● AIM OF THE TASK: Each line that includes "REQUIRE" must be copied from the records.

DATA SUPPLIED section start

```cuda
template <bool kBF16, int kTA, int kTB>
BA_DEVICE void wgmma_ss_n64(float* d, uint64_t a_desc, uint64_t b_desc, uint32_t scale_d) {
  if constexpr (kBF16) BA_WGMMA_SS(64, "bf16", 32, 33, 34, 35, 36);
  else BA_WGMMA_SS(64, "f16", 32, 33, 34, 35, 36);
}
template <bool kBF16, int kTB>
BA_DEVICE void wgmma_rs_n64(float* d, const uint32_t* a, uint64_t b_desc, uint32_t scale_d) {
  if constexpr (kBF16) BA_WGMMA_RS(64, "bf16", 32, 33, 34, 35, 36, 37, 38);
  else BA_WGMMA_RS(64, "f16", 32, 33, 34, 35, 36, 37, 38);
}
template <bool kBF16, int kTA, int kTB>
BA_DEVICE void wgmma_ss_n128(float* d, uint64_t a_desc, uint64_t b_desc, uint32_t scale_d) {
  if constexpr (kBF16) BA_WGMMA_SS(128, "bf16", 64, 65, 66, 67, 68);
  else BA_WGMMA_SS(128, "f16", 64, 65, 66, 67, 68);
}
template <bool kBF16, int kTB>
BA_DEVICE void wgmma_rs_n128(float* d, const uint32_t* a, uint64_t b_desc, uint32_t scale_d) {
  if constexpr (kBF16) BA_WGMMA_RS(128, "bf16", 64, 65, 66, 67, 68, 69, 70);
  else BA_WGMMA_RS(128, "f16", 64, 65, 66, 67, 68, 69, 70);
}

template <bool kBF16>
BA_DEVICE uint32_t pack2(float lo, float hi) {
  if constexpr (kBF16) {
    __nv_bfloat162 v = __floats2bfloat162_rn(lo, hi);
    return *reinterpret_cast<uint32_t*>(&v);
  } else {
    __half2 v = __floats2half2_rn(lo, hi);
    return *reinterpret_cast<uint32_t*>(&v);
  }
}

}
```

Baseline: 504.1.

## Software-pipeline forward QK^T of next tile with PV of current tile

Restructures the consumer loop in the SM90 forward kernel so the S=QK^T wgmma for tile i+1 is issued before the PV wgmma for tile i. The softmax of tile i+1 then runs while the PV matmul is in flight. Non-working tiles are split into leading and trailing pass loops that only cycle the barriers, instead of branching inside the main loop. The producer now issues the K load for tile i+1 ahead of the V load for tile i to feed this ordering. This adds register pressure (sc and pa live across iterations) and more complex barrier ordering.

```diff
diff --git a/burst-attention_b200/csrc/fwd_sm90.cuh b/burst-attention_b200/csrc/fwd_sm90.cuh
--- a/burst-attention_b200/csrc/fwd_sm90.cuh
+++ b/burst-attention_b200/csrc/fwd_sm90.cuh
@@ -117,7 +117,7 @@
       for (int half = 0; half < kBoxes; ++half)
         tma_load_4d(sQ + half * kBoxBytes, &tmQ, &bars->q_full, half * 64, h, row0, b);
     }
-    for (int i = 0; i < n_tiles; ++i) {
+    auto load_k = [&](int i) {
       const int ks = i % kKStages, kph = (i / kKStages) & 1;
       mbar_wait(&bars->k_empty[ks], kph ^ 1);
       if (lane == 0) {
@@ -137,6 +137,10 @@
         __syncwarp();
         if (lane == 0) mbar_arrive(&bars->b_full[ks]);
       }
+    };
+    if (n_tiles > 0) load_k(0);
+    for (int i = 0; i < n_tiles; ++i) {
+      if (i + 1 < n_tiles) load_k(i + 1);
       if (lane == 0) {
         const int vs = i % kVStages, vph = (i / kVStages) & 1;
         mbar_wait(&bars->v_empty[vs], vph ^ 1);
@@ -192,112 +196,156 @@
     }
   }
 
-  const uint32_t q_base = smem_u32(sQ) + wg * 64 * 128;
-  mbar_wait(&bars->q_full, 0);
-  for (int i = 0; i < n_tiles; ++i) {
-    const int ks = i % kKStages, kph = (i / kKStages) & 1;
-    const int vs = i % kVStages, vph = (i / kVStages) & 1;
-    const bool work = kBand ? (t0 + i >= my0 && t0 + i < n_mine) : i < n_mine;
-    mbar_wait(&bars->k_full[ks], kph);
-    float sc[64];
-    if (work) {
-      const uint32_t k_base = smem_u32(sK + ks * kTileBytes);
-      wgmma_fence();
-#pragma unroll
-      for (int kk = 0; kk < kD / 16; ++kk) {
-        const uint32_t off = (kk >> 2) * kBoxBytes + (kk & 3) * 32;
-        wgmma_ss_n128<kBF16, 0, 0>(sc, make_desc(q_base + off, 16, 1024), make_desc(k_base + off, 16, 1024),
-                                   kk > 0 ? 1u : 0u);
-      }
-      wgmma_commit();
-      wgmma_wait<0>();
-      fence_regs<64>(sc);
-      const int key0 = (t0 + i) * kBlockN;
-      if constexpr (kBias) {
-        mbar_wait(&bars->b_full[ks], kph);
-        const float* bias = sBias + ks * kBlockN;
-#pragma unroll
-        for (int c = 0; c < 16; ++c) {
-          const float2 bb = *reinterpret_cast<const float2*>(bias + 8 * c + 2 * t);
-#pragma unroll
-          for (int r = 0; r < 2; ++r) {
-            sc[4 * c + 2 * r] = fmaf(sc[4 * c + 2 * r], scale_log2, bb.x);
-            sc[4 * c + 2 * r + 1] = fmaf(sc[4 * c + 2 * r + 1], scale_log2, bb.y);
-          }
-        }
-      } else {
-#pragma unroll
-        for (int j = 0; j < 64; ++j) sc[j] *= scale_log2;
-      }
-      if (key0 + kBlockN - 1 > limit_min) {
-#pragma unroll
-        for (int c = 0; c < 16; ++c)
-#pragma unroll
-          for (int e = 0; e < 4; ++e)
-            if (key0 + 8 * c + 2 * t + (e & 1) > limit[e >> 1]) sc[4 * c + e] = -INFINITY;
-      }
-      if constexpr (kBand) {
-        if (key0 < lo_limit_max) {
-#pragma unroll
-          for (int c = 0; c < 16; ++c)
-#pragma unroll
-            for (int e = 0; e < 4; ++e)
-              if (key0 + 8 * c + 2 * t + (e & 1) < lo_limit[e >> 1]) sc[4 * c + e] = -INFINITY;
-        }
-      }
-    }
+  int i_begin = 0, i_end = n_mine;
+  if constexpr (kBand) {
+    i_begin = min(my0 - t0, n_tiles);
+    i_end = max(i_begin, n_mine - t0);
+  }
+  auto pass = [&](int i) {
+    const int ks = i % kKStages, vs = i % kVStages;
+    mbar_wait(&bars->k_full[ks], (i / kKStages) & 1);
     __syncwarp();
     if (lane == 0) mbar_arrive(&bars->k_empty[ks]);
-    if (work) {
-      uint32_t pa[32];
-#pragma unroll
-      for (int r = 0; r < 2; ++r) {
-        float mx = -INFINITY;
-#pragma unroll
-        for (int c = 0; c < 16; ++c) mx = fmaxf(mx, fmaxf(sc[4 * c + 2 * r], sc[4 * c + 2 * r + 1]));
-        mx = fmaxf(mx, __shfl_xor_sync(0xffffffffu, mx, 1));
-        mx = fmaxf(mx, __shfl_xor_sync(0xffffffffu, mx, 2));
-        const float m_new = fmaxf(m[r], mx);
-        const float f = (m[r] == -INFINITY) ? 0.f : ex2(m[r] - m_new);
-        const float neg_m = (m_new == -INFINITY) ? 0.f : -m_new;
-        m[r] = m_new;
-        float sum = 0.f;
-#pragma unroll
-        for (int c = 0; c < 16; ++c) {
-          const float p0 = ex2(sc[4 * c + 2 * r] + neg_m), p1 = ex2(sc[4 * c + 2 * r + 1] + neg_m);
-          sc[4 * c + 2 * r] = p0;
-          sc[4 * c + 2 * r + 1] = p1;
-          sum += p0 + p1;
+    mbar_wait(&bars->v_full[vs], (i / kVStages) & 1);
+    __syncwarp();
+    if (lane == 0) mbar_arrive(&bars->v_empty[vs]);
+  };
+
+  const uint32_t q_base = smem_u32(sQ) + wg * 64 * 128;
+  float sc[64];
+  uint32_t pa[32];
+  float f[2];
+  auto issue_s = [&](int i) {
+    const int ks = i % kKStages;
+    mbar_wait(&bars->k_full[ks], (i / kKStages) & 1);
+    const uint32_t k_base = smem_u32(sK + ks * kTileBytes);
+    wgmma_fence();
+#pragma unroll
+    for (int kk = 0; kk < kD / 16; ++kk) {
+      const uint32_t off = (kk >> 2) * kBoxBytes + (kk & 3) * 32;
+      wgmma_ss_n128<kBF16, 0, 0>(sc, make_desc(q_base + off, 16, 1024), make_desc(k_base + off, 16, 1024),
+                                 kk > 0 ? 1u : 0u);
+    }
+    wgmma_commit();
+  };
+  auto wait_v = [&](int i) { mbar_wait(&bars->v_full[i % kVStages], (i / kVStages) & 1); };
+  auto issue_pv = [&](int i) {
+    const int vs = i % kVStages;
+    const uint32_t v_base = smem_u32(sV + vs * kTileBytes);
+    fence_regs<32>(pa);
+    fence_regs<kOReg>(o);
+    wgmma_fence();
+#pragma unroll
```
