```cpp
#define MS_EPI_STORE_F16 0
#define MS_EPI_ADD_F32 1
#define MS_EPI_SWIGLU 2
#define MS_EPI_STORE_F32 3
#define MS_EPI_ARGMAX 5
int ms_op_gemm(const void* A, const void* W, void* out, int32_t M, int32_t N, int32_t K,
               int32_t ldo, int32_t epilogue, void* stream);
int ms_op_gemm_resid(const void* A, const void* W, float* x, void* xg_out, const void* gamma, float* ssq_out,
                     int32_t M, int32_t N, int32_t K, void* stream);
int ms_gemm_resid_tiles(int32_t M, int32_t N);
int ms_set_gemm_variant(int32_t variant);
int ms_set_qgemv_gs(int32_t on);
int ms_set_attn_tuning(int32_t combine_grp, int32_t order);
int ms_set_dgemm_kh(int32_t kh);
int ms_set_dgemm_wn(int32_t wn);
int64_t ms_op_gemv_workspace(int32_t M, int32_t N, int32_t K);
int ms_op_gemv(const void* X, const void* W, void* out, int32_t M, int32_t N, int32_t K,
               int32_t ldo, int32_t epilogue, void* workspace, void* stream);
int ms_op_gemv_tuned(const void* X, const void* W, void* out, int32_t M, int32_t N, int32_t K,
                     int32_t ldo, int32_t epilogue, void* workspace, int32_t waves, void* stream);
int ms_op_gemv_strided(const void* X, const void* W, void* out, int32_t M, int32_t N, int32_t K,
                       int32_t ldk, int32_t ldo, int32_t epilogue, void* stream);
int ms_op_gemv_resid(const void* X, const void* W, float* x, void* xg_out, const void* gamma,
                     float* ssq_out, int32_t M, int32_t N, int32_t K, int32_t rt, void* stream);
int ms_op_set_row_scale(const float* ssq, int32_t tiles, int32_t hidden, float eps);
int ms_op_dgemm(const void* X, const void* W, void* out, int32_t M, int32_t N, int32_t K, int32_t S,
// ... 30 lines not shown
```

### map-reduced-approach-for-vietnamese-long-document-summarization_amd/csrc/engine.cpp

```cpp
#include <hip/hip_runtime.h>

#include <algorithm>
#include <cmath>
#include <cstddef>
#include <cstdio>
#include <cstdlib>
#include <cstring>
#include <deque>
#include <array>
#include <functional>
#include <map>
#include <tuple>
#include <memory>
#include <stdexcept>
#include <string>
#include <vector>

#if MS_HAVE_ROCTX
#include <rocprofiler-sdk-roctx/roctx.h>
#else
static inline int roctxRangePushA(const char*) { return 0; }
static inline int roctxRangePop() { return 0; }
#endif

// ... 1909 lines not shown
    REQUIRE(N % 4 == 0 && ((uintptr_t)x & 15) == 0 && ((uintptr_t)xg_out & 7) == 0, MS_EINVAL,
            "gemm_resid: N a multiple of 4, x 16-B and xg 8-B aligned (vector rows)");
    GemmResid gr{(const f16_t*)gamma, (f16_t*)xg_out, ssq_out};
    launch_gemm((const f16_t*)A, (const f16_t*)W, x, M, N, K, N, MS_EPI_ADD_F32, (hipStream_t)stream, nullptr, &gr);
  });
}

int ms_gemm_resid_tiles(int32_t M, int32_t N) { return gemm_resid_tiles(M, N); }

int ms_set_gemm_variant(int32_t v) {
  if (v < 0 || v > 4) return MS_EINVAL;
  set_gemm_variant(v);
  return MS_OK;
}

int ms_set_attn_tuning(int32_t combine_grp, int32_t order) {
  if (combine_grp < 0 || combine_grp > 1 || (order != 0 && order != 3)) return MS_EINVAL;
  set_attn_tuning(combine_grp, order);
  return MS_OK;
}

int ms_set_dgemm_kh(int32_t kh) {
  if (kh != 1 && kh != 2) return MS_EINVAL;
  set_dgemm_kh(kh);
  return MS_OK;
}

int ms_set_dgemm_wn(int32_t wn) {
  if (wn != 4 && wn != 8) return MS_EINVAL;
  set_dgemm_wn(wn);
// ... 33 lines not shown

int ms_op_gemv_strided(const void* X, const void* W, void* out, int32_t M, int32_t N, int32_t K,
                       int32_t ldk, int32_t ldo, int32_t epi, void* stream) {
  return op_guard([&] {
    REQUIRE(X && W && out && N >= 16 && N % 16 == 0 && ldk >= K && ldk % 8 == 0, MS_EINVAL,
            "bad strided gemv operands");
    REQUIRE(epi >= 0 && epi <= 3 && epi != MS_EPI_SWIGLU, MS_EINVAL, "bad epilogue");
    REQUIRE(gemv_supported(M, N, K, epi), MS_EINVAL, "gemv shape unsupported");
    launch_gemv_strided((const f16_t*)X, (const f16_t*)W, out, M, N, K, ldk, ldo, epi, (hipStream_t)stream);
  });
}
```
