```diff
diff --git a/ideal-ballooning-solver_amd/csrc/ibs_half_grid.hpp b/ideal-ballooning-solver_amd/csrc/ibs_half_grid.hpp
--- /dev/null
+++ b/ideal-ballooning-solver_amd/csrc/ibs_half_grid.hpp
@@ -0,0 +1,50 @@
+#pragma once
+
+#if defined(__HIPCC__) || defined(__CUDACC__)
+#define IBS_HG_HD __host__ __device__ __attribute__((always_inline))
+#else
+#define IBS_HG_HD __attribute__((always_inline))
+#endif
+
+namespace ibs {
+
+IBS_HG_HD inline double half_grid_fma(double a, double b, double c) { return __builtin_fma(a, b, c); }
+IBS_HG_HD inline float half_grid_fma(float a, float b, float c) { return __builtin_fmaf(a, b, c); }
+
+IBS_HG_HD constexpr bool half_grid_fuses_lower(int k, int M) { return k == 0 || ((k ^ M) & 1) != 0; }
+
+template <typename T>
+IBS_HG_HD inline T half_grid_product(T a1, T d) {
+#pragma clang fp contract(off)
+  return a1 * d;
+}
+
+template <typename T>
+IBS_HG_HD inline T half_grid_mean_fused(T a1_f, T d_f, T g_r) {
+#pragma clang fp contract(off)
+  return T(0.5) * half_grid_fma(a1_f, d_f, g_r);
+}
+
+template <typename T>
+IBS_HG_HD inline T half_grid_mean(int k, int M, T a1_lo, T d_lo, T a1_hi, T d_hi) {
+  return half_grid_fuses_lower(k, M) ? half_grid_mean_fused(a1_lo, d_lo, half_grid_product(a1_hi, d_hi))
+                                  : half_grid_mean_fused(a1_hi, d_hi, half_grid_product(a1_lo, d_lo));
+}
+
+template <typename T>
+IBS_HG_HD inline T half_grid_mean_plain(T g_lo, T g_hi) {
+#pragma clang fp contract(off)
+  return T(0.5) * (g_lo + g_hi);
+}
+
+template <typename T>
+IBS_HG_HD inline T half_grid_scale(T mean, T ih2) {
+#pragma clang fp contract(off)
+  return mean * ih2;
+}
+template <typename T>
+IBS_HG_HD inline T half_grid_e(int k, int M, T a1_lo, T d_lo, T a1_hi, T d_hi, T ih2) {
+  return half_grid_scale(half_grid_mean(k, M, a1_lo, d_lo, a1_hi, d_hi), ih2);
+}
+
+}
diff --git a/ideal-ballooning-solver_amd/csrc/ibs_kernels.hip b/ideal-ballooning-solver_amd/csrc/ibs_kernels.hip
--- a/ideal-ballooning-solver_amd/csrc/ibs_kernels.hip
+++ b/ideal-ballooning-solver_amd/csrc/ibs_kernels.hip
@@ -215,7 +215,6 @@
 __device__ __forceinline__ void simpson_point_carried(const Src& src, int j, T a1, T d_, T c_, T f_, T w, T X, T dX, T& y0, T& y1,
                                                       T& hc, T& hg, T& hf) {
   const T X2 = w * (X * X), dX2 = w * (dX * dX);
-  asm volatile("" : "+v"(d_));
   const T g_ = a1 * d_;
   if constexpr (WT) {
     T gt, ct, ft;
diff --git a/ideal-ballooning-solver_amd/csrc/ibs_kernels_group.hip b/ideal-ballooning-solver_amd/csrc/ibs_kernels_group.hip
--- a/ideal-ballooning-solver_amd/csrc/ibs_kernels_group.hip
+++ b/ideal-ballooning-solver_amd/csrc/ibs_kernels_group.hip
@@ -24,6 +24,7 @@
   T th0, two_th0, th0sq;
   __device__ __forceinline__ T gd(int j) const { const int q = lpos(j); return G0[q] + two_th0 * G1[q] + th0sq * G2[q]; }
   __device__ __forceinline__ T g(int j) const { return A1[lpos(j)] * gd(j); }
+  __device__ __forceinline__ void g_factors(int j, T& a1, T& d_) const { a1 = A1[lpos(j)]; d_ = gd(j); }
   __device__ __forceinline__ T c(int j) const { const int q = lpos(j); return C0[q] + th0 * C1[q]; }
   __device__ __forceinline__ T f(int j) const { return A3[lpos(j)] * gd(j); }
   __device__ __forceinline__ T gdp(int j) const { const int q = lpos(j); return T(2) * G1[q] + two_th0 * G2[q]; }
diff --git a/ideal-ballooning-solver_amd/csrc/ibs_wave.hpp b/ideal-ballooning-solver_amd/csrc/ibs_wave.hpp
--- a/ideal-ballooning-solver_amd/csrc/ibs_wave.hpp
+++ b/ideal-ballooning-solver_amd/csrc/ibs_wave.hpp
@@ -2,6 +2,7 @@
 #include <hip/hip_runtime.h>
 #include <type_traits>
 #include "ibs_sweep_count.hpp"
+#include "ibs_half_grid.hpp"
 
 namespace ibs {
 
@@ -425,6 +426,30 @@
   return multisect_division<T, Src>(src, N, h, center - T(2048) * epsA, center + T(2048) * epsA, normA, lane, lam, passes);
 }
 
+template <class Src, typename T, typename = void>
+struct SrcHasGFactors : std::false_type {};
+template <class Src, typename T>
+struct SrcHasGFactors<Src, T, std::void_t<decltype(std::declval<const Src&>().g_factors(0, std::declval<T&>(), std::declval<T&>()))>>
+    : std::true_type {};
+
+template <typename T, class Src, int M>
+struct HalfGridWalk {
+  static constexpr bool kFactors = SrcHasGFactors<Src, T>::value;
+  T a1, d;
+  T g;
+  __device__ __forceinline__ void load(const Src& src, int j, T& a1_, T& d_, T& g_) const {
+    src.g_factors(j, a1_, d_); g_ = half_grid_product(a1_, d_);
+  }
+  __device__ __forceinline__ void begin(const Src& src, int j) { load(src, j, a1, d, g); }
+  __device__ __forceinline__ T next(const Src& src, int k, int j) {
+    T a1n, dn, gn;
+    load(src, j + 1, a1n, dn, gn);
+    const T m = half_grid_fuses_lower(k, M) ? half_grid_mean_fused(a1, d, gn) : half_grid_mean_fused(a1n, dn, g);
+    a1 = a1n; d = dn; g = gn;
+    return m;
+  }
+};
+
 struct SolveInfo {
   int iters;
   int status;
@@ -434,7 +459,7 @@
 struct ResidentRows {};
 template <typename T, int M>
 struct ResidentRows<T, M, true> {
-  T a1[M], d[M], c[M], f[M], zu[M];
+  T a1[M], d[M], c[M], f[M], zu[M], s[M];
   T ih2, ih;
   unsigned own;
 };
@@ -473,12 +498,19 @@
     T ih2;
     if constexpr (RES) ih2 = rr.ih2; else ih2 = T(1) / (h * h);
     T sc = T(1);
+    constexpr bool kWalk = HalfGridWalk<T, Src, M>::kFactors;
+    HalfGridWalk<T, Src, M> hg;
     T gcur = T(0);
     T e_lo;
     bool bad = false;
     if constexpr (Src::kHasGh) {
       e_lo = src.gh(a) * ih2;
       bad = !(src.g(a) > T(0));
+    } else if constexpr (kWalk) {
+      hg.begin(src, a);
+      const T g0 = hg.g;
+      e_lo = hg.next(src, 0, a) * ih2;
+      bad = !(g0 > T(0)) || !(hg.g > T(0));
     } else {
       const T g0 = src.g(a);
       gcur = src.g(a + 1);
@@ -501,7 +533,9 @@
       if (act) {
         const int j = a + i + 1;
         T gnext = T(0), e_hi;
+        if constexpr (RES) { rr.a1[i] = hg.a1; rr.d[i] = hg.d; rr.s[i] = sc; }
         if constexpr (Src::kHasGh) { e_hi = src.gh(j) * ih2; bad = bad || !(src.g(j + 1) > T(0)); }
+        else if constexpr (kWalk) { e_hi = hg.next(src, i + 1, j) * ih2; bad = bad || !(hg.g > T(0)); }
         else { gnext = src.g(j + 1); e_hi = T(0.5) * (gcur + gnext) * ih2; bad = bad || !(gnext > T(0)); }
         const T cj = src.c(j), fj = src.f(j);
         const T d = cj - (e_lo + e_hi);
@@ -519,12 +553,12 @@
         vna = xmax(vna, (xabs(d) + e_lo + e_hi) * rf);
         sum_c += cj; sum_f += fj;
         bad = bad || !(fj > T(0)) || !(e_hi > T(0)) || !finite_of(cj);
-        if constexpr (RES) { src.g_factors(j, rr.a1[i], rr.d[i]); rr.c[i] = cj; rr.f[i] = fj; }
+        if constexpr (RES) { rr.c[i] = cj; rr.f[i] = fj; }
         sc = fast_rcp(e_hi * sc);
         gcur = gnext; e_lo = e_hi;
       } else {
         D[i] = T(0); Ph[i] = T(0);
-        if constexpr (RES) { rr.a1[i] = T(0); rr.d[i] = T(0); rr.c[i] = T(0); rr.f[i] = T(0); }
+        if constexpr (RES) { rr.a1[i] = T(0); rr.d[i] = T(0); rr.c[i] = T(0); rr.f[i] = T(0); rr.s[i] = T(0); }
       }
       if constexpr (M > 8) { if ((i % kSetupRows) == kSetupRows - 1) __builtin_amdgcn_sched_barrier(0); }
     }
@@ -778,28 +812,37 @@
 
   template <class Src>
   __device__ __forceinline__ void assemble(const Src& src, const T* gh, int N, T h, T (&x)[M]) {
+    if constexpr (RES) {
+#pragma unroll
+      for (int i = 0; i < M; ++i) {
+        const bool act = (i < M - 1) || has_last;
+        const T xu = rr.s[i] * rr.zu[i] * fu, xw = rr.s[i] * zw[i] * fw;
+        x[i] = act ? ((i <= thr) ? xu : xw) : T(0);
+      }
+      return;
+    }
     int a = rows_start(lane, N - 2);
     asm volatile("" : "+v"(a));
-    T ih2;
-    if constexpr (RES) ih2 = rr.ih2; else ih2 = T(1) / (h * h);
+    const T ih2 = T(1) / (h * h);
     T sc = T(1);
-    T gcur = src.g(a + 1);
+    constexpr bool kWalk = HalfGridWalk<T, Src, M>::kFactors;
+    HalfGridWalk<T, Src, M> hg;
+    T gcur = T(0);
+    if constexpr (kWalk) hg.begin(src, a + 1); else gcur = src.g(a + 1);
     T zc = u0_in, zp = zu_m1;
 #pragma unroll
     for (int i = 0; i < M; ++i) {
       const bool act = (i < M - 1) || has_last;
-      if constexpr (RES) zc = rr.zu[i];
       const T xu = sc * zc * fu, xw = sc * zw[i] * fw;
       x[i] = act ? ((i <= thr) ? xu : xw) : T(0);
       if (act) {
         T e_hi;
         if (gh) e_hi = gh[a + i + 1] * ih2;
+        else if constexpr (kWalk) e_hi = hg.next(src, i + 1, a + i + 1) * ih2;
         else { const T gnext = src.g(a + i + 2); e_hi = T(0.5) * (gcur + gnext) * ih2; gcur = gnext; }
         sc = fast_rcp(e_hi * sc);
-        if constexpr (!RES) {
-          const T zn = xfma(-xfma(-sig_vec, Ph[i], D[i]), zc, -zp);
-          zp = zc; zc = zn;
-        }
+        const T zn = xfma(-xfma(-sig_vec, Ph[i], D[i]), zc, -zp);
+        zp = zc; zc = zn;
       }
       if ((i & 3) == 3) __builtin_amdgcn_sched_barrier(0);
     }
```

DATA SUPPLIED section end

● THE ANSWER:
    REQUIRE(N % 4 == 0 && ((uintptr_t)x & 15) == 0 && ((uintptr_t)xg_out & 7) == 0, MS_EINVAL,
    REQUIRE(X && W && out && N >= 16 && N % 16 == 0 && ldk >= K && ldk % 8 == 0, MS_EINVAL,
    REQUIRE(epi >= 0 && epi <= 3 && epi != MS_EPI_SWIGLU, MS_EINVAL, "bad epilogue");
    REQUIRE(gemv_supported(M, N, K, epi), MS_EINVAL, "gemv shape unsupported");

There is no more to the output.